Stored items
□ □ □ □ □ □ □

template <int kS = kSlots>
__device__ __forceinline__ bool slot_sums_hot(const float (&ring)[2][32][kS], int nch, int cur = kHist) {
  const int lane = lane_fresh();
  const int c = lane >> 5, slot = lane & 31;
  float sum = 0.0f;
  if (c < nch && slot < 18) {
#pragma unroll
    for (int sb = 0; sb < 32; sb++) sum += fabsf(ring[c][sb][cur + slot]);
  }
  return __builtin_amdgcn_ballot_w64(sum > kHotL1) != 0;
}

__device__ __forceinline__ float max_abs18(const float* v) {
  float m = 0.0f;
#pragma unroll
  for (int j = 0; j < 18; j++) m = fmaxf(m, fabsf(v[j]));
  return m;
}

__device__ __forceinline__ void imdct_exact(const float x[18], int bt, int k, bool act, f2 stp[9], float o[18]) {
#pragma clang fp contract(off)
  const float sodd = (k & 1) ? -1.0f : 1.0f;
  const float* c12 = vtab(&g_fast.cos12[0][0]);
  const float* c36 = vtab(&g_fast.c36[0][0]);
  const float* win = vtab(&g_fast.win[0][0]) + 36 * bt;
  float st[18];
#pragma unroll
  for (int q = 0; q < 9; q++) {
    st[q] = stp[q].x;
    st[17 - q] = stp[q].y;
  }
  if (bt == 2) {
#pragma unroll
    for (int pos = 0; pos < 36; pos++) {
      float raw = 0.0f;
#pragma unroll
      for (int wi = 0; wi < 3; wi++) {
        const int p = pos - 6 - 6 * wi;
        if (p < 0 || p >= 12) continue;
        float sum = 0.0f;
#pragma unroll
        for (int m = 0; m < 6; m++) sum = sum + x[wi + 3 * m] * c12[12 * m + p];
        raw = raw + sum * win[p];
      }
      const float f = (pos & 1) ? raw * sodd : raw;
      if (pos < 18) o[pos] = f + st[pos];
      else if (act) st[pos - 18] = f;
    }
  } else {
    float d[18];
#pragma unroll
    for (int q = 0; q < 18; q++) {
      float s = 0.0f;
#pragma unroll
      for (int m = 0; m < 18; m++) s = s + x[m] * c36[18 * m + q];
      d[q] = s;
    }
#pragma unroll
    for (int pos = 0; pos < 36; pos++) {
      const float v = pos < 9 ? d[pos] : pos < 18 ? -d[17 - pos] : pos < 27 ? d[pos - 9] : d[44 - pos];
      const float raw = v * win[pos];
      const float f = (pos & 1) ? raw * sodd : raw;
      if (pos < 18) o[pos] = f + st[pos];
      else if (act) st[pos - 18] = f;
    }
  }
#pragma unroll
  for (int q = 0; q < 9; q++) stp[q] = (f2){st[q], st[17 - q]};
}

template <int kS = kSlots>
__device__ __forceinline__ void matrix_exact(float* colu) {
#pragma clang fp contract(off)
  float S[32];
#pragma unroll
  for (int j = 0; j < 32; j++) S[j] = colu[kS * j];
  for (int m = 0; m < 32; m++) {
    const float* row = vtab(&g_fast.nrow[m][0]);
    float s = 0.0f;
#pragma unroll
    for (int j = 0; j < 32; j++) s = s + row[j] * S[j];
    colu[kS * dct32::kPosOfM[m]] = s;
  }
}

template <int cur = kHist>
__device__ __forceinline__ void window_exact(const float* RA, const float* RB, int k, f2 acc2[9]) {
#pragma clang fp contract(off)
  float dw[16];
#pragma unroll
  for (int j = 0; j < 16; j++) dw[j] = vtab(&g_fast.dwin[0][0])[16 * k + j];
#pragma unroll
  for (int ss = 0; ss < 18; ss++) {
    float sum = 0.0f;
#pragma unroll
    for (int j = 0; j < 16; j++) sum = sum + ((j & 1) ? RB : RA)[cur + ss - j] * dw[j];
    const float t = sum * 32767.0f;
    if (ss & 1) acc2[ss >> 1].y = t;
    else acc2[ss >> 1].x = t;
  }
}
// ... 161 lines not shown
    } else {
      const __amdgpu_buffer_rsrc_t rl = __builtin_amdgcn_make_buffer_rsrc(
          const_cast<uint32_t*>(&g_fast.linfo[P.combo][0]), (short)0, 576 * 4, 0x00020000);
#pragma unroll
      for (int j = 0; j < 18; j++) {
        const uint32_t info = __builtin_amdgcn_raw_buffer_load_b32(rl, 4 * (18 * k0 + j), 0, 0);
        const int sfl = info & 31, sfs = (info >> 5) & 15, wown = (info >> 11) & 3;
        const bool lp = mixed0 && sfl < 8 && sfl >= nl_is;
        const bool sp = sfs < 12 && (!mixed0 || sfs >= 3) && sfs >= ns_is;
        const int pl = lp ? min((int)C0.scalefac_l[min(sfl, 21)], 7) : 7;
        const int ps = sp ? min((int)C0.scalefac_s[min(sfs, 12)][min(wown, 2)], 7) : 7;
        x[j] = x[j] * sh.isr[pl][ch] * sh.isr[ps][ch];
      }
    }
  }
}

□ □ □ □ □ □ □

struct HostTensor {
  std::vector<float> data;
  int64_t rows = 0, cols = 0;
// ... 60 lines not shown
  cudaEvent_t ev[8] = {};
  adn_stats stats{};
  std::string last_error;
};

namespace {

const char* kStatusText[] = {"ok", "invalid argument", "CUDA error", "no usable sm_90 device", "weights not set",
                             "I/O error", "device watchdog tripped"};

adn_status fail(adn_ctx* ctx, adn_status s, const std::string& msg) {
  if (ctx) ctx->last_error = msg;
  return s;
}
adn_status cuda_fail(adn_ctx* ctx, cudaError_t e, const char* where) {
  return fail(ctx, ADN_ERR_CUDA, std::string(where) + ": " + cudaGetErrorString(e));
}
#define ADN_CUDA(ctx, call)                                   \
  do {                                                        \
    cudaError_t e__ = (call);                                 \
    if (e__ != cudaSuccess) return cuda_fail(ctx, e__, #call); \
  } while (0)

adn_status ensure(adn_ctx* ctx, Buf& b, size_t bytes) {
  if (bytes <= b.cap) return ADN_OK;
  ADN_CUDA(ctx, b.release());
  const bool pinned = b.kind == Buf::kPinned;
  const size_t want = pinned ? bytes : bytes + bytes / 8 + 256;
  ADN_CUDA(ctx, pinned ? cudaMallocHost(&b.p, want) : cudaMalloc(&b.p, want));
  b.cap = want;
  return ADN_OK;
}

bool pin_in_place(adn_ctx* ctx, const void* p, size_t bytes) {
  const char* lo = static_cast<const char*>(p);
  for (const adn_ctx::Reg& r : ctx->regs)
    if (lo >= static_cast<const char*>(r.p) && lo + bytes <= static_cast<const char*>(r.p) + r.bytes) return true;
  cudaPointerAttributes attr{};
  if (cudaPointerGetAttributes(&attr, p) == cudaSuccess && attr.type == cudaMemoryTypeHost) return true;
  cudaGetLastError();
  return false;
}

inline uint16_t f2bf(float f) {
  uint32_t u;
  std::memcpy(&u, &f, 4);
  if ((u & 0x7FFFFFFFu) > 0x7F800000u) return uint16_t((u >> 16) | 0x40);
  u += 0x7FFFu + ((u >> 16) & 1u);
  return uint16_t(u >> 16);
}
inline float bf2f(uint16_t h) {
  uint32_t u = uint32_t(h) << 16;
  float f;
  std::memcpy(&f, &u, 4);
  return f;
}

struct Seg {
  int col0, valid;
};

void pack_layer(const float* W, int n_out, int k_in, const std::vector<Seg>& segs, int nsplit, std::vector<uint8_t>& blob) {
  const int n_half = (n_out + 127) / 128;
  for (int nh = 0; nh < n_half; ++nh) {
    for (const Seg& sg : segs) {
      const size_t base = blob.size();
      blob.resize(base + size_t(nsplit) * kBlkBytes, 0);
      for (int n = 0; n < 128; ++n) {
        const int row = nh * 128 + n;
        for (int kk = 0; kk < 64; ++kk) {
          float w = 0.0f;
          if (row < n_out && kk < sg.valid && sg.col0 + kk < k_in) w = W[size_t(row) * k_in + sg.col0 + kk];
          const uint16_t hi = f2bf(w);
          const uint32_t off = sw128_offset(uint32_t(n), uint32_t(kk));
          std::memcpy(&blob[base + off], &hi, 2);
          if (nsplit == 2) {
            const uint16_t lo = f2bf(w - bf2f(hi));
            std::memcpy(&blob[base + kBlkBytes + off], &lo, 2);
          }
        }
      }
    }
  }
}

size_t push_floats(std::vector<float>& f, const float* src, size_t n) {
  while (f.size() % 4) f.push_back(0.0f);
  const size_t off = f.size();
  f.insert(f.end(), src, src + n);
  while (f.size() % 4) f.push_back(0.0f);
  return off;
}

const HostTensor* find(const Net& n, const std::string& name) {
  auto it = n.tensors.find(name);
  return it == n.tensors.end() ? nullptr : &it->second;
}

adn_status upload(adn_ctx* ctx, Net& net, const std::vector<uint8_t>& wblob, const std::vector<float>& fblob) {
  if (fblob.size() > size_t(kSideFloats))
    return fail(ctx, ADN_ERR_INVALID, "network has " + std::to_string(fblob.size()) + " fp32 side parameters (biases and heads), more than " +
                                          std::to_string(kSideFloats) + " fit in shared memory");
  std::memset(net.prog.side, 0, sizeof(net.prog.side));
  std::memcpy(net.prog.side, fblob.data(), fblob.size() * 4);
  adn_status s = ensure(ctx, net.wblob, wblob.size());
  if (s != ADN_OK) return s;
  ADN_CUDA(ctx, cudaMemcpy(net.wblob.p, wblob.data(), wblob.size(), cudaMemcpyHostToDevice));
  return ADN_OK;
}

□ □ □ □ □ □ □

Work task. Scan the entries above for the line containing "const bool pinned = b.kind == Buf::kPinned;", and copy it and all lines after it exactly, down to and including the line containing "cudaGetLastError();".

Solution to this task.
  const bool pinned = b.kind == Buf::kPinned;
  const size_t want = pinned ? bytes : bytes + bytes / 8 + 256;
  ADN_CUDA(ctx, pinned ? cudaMallocHost(&b.p, want) : cudaMalloc(&b.p, want));
  b.cap = want;
  return ADN_OK;
}

bool pin_in_place(adn_ctx* ctx, const void* p, size_t bytes) {
  const char* lo = static_cast<const char*>(p);
  for (const adn_ctx::Reg& r : ctx->regs)
    if (lo >= static_cast<const char*>(r.p) && lo + bytes <= static_cast<const char*>(r.p) + r.bytes) return true;
  cudaPointerAttributes attr{};
  if (cudaPointerGetAttributes(&attr, p) == cudaSuccess && attr.type == cudaMemoryTypeHost) return true;
  cudaGetLastError();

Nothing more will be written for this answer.